What the task requires
All that should come back is the lines of the data below from the one containing "const int sq = fdivmod(sc, fC, c);" to the one containing "yv[kk] = k0", inclusive, exactly as they stand.

Saved data entries:
::::::::::
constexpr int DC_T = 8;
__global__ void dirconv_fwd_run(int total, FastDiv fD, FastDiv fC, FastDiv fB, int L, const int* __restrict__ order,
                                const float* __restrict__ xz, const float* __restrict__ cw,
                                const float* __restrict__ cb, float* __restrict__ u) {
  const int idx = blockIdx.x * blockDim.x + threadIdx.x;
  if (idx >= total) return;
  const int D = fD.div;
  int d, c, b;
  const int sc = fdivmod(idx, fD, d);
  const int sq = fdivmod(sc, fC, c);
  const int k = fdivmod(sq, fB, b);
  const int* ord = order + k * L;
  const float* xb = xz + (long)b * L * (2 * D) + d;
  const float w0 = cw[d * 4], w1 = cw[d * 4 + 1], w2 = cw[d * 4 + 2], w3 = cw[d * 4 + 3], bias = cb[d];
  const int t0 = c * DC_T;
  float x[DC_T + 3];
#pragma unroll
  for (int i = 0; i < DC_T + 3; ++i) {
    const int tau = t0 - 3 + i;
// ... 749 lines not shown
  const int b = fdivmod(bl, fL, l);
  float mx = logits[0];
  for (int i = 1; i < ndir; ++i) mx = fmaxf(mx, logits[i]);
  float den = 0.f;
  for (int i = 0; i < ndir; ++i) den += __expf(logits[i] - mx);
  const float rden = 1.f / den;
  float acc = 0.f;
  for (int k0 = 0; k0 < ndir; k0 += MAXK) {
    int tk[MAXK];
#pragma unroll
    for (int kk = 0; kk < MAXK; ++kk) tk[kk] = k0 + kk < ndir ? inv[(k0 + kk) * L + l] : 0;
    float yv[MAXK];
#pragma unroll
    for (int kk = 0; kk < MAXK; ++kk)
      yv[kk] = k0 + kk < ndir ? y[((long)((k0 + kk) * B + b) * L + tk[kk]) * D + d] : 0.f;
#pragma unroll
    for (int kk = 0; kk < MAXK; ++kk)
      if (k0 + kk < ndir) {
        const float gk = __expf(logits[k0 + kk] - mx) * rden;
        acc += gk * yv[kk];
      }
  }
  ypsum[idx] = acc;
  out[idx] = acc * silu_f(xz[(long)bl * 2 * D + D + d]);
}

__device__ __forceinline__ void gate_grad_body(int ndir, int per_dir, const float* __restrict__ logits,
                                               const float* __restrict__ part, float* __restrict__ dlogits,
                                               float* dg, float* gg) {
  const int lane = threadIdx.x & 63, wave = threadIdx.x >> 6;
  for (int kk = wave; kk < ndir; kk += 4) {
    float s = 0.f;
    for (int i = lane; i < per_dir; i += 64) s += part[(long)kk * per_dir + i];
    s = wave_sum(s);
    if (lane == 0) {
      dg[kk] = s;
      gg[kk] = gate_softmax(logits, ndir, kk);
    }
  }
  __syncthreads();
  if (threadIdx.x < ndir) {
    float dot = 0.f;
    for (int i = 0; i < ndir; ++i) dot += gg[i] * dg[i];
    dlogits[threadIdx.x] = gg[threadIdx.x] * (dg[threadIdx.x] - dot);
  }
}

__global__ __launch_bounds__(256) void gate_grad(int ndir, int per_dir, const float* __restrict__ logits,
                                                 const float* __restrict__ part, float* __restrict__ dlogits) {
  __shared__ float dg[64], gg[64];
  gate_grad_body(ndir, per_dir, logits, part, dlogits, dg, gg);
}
::::::::::
Answer box
  const int sq = fdivmod(sc, fC, c);
  const int k = fdivmod(sq, fB, b);
  const int* ord = order + k * L;
  const float* xb = xz + (long)b * L * (2 * D) + d;
  const float w0 = cw[d * 4], w1 = cw[d * 4 + 1], w2 = cw[d * 4 + 2], w3 = cw[d * 4 + 3], bias = cb[d];
  const int t0 = c * DC_T;
  float x[DC_T + 3];
#pragma unroll
  for (int i = 0; i < DC_T + 3; ++i) {
    const int tau = t0 - 3 + i;
// ... 749 lines not shown
  const int b = fdivmod(bl, fL, l);
  float mx = logits[0];
  for (int i = 1; i < ndir; ++i) mx = fmaxf(mx, logits[i]);
  float den = 0.f;
  for (int i = 0; i < ndir; ++i) den += __expf(logits[i] - mx);
  const float rden = 1.f / den;
  float acc = 0.f;
  for (int k0 = 0; k0 < ndir; k0 += MAXK) {
    int tk[MAXK];
#pragma unroll
    for (int kk = 0; kk < MAXK; ++kk) tk[kk] = k0 + kk < ndir ? inv[(k0 + kk) * L + l] : 0;
    float yv[MAXK];
#pragma unroll
    for (int kk = 0; kk < MAXK; ++kk)
      yv[kk] = k0 + kk < ndir ? y[((long)((k0 + kk) * B + b) * L + tk[kk]) * D + d] : 0.f;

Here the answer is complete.